> **ACTION ITEM**
A line qualifies if it holds the string "circ". Copy every qualifying line from the records.

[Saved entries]
☆ ☆ ☆ ☆ ☆

# Lagrange-Labs/mapreduce-plonky2

Hardware: AMD Instinct MI355X
Metric: leaf proofs/sec (whole node) + NTT GB/s vs HBM peak, 2^20-row table build, 1/2/4/8 GPU (higher is better)
Workload: dtype u64 (Goldilocks field)

## Files before the change

mapreduce-plonky2_amd/csrc/poseidon.cuh:

```cuda
#pragma once
#include "gl.cuh"
#include "perm_constants.h"

#pragma push_macro("MP2G_DEVCONST")
#undef MP2G_DEVCONST
#undef MP2G_PERM_CONSTANTS_H
#define MP2G_DEVCONST static constexpr
namespace p2_cx {
#include "perm_constants.h"
constexpr u64 diag_shl32(int i) { return (u64)(((unsigned __int128)POSEIDON2_DIAG_M1[i] << 32) % GL_P); }
constexpr unsigned diag_narrow(int i = 0) {
  return i == 12 ? 0u : (GL_MULC_NARROW(POSEIDON2_DIAG_M1[i], diag_shl32(i)) ? 1u << i : 0u) | diag_narrow(i + 1);
}
}
#pragma pop_macro("MP2G_DEVCONST")
MP2G_DEVCONST uint64_t POSEIDON2_DIAG_M1_SHL32[12] = {
  p2_cx::diag_shl32(0), p2_cx::diag_shl32(1), p2_cx::diag_shl32(2), p2_cx::diag_shl32(3), p2_cx::diag_shl32(4), p2_cx::diag_shl32(5),
  p2_cx::diag_shl32(6), p2_cx::diag_shl32(7), p2_cx::diag_shl32(8), p2_cx::diag_shl32(9), p2_cx::diag_shl32(10), p2_cx::diag_shl32(11),
};
constexpr unsigned POSEIDON2_DIAG_NARROW = p2_cx::diag_narrow();
static_assert(POSEIDON2_DIAG_NARROW == 0xcfeu, "limbs 0, 8 and 9 take gl_mulc_addw's carry (profiles/p2_diag measured this split)");

#define MP2G_POSEIDON2 0
#define MP2G_POSEIDON 1

#define c_p2_ext POSEIDON2_RC_EXT
#define c_p2_int POSEIDON2_RC_INT
#define c_p2_diag POSEIDON2_DIAG_M1
#define c_p2_diag_shl32 POSEIDON2_DIAG_M1_SHL32
#define c_p_rc POSEIDON_RC

GLHD u64 p2_sbox(u64 x, u64 rc) {
  u64 t = gl_addw(x, rc);
  u64 t2 = gl_mulw(t, t), t4 = gl_mulw(t2, t2), t3 = gl_mulw(t, t2);
  return gl_mulw(t3, t4);
}
GLHD void p2_m4_plain(u64& a, u64& b, u64& c, u64& d) {
  u64 t0 = a + b, t1 = c + d;
  u64 t2 = (b << 1) + t1, t3 = (d << 1) + t0;
  u64 t4 = (t1 << 2) + t3, t5 = (t0 << 2) + t2;
  a = t3 + t5; b = t5; c = t2 + t4; d = t4;
}
GLHD void p2_external_half(u64 v[12]) {
  p2_m4_plain(v[0], v[1], v[2], v[3]);
  p2_m4_plain(v[4], v[5], v[6], v[7]);
  p2_m4_plain(v[8], v[9], v[10], v[11]);
#pragma unroll
  for (int i = 0; i < 4; i++) {
    u64 sum = v[i] + v[4 + i] + v[8 + i];
    v[i] += sum; v[4 + i] += sum; v[8 + i] += sum;
  }
}
template <bool RC>
GLHD void p2_external_rc(u64 s[12], const u64* rc) {
  u64 lo[12], hi[12];
#pragma unroll
  for (int i = 0; i < 12; i++) { lo[i] = (u32)s[i]; hi[i] = s[i] >> 32; }
  p2_external_half(lo);
  p2_external_half(hi);
#if defined(__HIP_DEVICE_COMPILE__)
#pragma unroll
  for (int i = 0; i < 12; i++) {
    u64 L = lo[i], H = hi[i];
    if (RC) { L += (u64)(u32)rc[i]; H += rc[i] >> 32; }
    H += L >> 32;
    s[i] = gl_reduce96w(gl_mk((u32)L, (u32)H), H >> 32);
  }
#else
#pragma unroll
  for (int i = 0; i < 12; i++) {
    u32 c0, c1, top = (u32)(hi[i] >> 32);
    u32 l0 = (u32)lo[i];
    u32 l1 = __builtin_addc((u32)(lo[i] >> 32), (u32)hi[i], 0u, &c0);
    top += c0;
    if (RC) {
      const u64 k = rc[i];
      l0 = __builtin_addc(l0, (u32)k, 0u, &c0);
      l1 = __builtin_addc(l1, (u32)(k >> 32), c0, &c1);
      top += c1;
    }
    s[i] = gl_reduce96w(gl_mk(l0, l1), top);
  }
#endif
}
GLHD void p2_external(u64 s[12]) { p2_external_rc<false>(s, nullptr); }
GLHD u64 p2_sbox0(u64 t) {
  u64 t2 = gl_mulw_k(t, t), t4 = gl_mulw_k(t2, t2), t3 = gl_mulw_k(t, t2);
  return gl_mulw_k(t3, t4);
}
GLHD u64 p2_diag_mul_addw(int i, u64 a, u64 c) {
  if ((POSEIDON2_DIAG_NARROW >> i) & 1) return gl_mulc_addw<true>(a, c_p2_diag[i], c_p2_diag_shl32[i], c);
  return gl_mulc_addw<false>(a, c_p2_diag[i], c_p2_diag_shl32[i], c);
}
GLD u64 p2_limb_sum(const u64 s[12]) {
#if defined(__HIP_DEVICE_COMPILE__)
  u64 w = s[0], ha, hb;
#pragma unroll
  for (int i = 1; i < 12; i++) w += s[i];
#define P2_MAD1_(r, x, z) asm volatile("v_mad_u64_u32 %0, vcc, %1, 1, %2" : "=v"(r) : "v"((u32)((x) >> 32)), "v"(z) : "vcc")
  asm volatile("v_mad_u64_u32 %0, vcc, %1, 1, 0" : "=v"(ha) : "v"((u32)(s[0] >> 32)) : "vcc");
  asm volatile("v_mad_u64_u32 %0, vcc, %1, 1, 0" : "=v"(hb) : "v"((u32)(s[1] >> 32)) : "vcc");
#pragma unroll
  for (int i = 2; i < 12; i += 2) {
    P2_MAD1_(ha, s[i], ha);
    P2_MAD1_(hb, s[i + 1], hb);
  }
  const u64 h = ha + hb;
  const u32 c = (u32)(w >> 32) - (u32)h;
  u64 t;
  asm volatile("v_mad_u64_u32 %0, vcc, %1, 1, %2" : "=v"(t) : "v"(c), "v"(h) : "vcc");
#undef P2_MAD1_
  return gl_reduce96w(w, t >> 32);
#else
  unsigned __int128 x = 0;
  for (int i = 0; i < 12; i++) x += s[i];
  return gl_reduce96w((u64)x, (u64)(x >> 64));
#endif
}
GLHD void p2_internal(u64 s[12]) {
#if defined(__HIP_DEVICE_COMPILE__)
  const u64 sum = p2_limb_sum(s);
#pragma unroll
  for (int i = 0; i < 12; i++) {
    s[i] = p2_diag_mul_addw(i, s[i], sum);
    __builtin_amdgcn_sched_barrier(0);
  }
#else
  u64 acc = s[0];
  u64 top = 0;
#pragma unroll
  for (int i = 1; i < 12; i++) {
    bool c = __builtin_add_overflow(acc, s[i], &acc);
    top += c ? 1 : 0;
  }
#pragma unroll
  for (int i = 0; i < 12; i++) {
    u64 lo, hi;
    gl_mul_wide(s[i], c_p2_diag[i], lo, hi);
    bool c = __builtin_add_overflow(lo, acc, &lo);
    s[i] = gl_reduce128w(lo, hi + top + (c ? 1 : 0));
  }
#endif
}
GLHD void poseidon2_perm(u64 s[12]) {
  p2_external_rc<true>(s, c_p2_ext);
#pragma unroll 1
  for (int r = 0; r < 4; r++) {
#pragma unroll
    for (int i = 0; i < 12; i++) s[i] = p2_sbox0(s[i]);
    if (r < 3) p2_external_rc<true>(s, c_p2_ext + 12 * (r + 1)); else p2_external(s);
  }
#pragma unroll 11
  for (int r = 0; r < 22; r++) {
    s[0] = p2_sbox0(gl_addw(s[0], c_p2_int[r]));
    p2_internal(s);
  }
#pragma unroll
  for (int i = 0; i < 12; i++) s[i] = gl_addw(s[i], c_p2_ext[48 + i]);
#pragma unroll 1
  for (int r = 4; r < 8; r++) {
#pragma unroll
    for (int i = 0; i < 12; i++) s[i] = p2_sbox0(s[i]);
    if (r < 7) p2_external_rc<true>(s, c_p2_ext + 12 * (r + 1)); else p2_external(s);
  }
#pragma unroll
  for (int i = 0; i < 12; i++) s[i] = gl_canon(s[i]);
}

template <bool RC>
GLHD void poseidon_mds_rc(u64 s[12], const u64* rc) {
  const u32 circ[12] = {17, 15, 41, 16, 2, 28, 13, 13, 39, 18, 34, 20};
  u64 lo[12], hi[12];
#pragma unroll
  for (int i = 0; i < 12; i++) { lo[i] = (u32)s[i]; hi[i] = s[i] >> 32; }
  u64 out[12];
#pragma unroll
  for (int r = 0; r < 12; r++) {
    u64 al = 0, ah = 0;
#pragma unroll
    for (int i = 0; i < 12; i++) {
      al += lo[(i + r) % 12] * circ[i];
      ah += hi[(i + r) % 12] * circ[i];
    }
    if (r == 0) { al += lo[0] * 8; ah += hi[0] * 8; }
    u32 c0, c1, top = (u32)(ah >> 32);
    u32 l0 = (u32)al;
    u32 l1 = __builtin_addc((u32)(al >> 32), (u32)ah, 0u, &c0);
    top += c0;
    if (RC) {
      const u64 k = rc[r];
      l0 = __builtin_addc(l0, (u32)k, 0u, &c0);
      l1 = __builtin_addc(l1, (u32)(k >> 32), c0, &c1);
      top += c1;
    }
    out[r] = gl_reduce96w(gl_mk(l0, l1), top);
  }
#pragma unroll
  for (int i = 0; i < 12; i++) s[i] = out[i];
}
GLHD void poseidon_mds(u64 s[12]) { poseidon_mds_rc<false>(s, nullptr); }
GLHD void poseidon_perm(u64 s[12]) {
#pragma unroll
  for (int i = 0; i < 12; i++) s[i] = gl_addw(s[i], c_p_rc[i]);
#pragma unroll 1
  for (int r = 0; r < 30; r++) {
    if (r < 4 || r >= 26) {
#pragma unroll
      for (int i = 0; i < 12; i++) s[i] = p2_sbox0(s[i]);
    } else {
      s[0] = p2_sbox0(s[0]);
    }
    if (r < 29) poseidon_mds_rc<true>(s, c_p_rc + 12 * (r + 1)); else poseidon_mds(s);
  }
#pragma unroll
  for (int i = 0; i < 12; i++) s[i] = gl_canon(s[i]);
}
template <int VARIANT>
GLHD void perm(u64 s[12]) {
  if (VARIANT == MP2G_POSEIDON2) poseidon2_perm(s); else poseidon_perm(s);
}
template <int VARIANT>
GLD void two_to_one(const u64 l[4], const u64 r[4], u64 out[4]) {
  u64 s[12];
#pragma unroll
  for (int i = 0; i < 4; i++) { s[i] = l[i]; s[4 + i] = r[i]; s[8 + i] = 0; }
  perm<VARIANT>(s);
#pragma unroll
  for (int i = 0; i < 4; i++) out[i] = s[i];
}
```

Measured before the change: 1036.

## Compute Poseidon2 external MDS carries via truncated 32-bit high-part estimate

Replaces the split lo/hi 64-bit limb evaluation of the external MDS on device with a wrapping 64-bit matrix applied directly to the state. The overflow word is recovered from a separate 32-bit matrix over truncated high bits (top 32-T bits), plus a rounding bias. This roughly halves the 64-bit add work in the external layer. The cost is a small extra u32 matrix pass and reliance on a bounded-error argument for correct carry recovery.

```diff
diff --git a/mapreduce-plonky2_amd/csrc/poseidon.cuh b/mapreduce-plonky2_amd/csrc/poseidon.cuh
--- a/mapreduce-plonky2_amd/csrc/poseidon.cuh
+++ b/mapreduce-plonky2_amd/csrc/poseidon.cuh
@@ -51,22 +51,45 @@
     v[i] += sum; v[4 + i] += sum; v[8 + i] += sum;
   }
 }
-template <bool RC>
+GLHD void p2_m4_u32(u32& a, u32& b, u32& c, u32& d) {
+  u32 t0 = a + b, t1 = c + d;
+  u32 t2 = (b << 1) + t1, t3 = (d << 1) + t0;
+  u32 t4 = (t1 << 2) + t3, t5 = (t0 << 2) + t2;
+  a = t3 + t5; b = t5; c = t2 + t4; d = t4;
+}
+GLHD void p2_external_half_u32(u32 v[12]) {
+  p2_m4_u32(v[0], v[1], v[2], v[3]);
+  p2_m4_u32(v[4], v[5], v[6], v[7]);
+  p2_m4_u32(v[8], v[9], v[10], v[11]);
+#pragma unroll
+  for (int i = 0; i < 4; i++) {
+    u32 sum = v[i] + v[4 + i] + v[8 + i];
+    v[i] += sum; v[4 + i] += sum; v[8 + i] += sum;
+  }
+}
+#define P2_EXT_TRUNC 16
+template <bool RC, int T = P2_EXT_TRUNC>
 GLHD void p2_external_rc(u64 s[12], const u64* rc) {
+#if defined(__HIP_DEVICE_COMPILE__)
+  static_assert(T >= 8 && T <= 24, "A_i + (hi32(rc_i) >> T) + 2^(31-T) < 2^32 needs T >= 7, 64 < 2^(31-T) needs T <= 24");
+  u32 a[12];
+#pragma unroll
+  for (int i = 0; i < 12; i++) a[i] = (u32)(s[i] >> 32) >> T;
+  p2_external_half_u32(a);
+  p2_external_half(s);
+#pragma unroll
+  for (int i = 0; i < 12; i++) {
+    u32 kc = 1u << (31 - T);
+    if (RC) { s[i] += rc[i]; kc += (u32)(rc[i] >> 32) >> T; }
+    const u32 k = (a[i] + kc - ((u32)(s[i] >> 32) >> T)) >> (32 - T);
+    s[i] = gl_reduce96w(s[i], k);
+  }
+#else
   u64 lo[12], hi[12];
 #pragma unroll
   for (int i = 0; i < 12; i++) { lo[i] = (u32)s[i]; hi[i] = s[i] >> 32; }
   p2_external_half(lo);
   p2_external_half(hi);
-#if defined(__HIP_DEVICE_COMPILE__)
-#pragma unroll
-  for (int i = 0; i < 12; i++) {
-    u64 L = lo[i], H = hi[i];
-    if (RC) { L += (u64)(u32)rc[i]; H += rc[i] >> 32; }
-    H += L >> 32;
-    s[i] = gl_reduce96w(gl_mk((u32)L, (u32)H), H >> 32);
-  }
-#else
 #pragma unroll
   for (int i = 0; i < 12; i++) {
     u32 c0, c1, top = (u32)(hi[i] >> 32);
```

After: 1043, median of 6. About the same (+0.7%).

☆ ☆ ☆ ☆ ☆

> **EXERCISE SOLUTION**
  const u32 circ[12] = {17, 15, 41, 16, 2, 28, 13, 13, 39, 18, 34, 20};
      al += lo[(i + r) % 12] * circ[i];
      ah += hi[(i + r) % 12] * circ[i];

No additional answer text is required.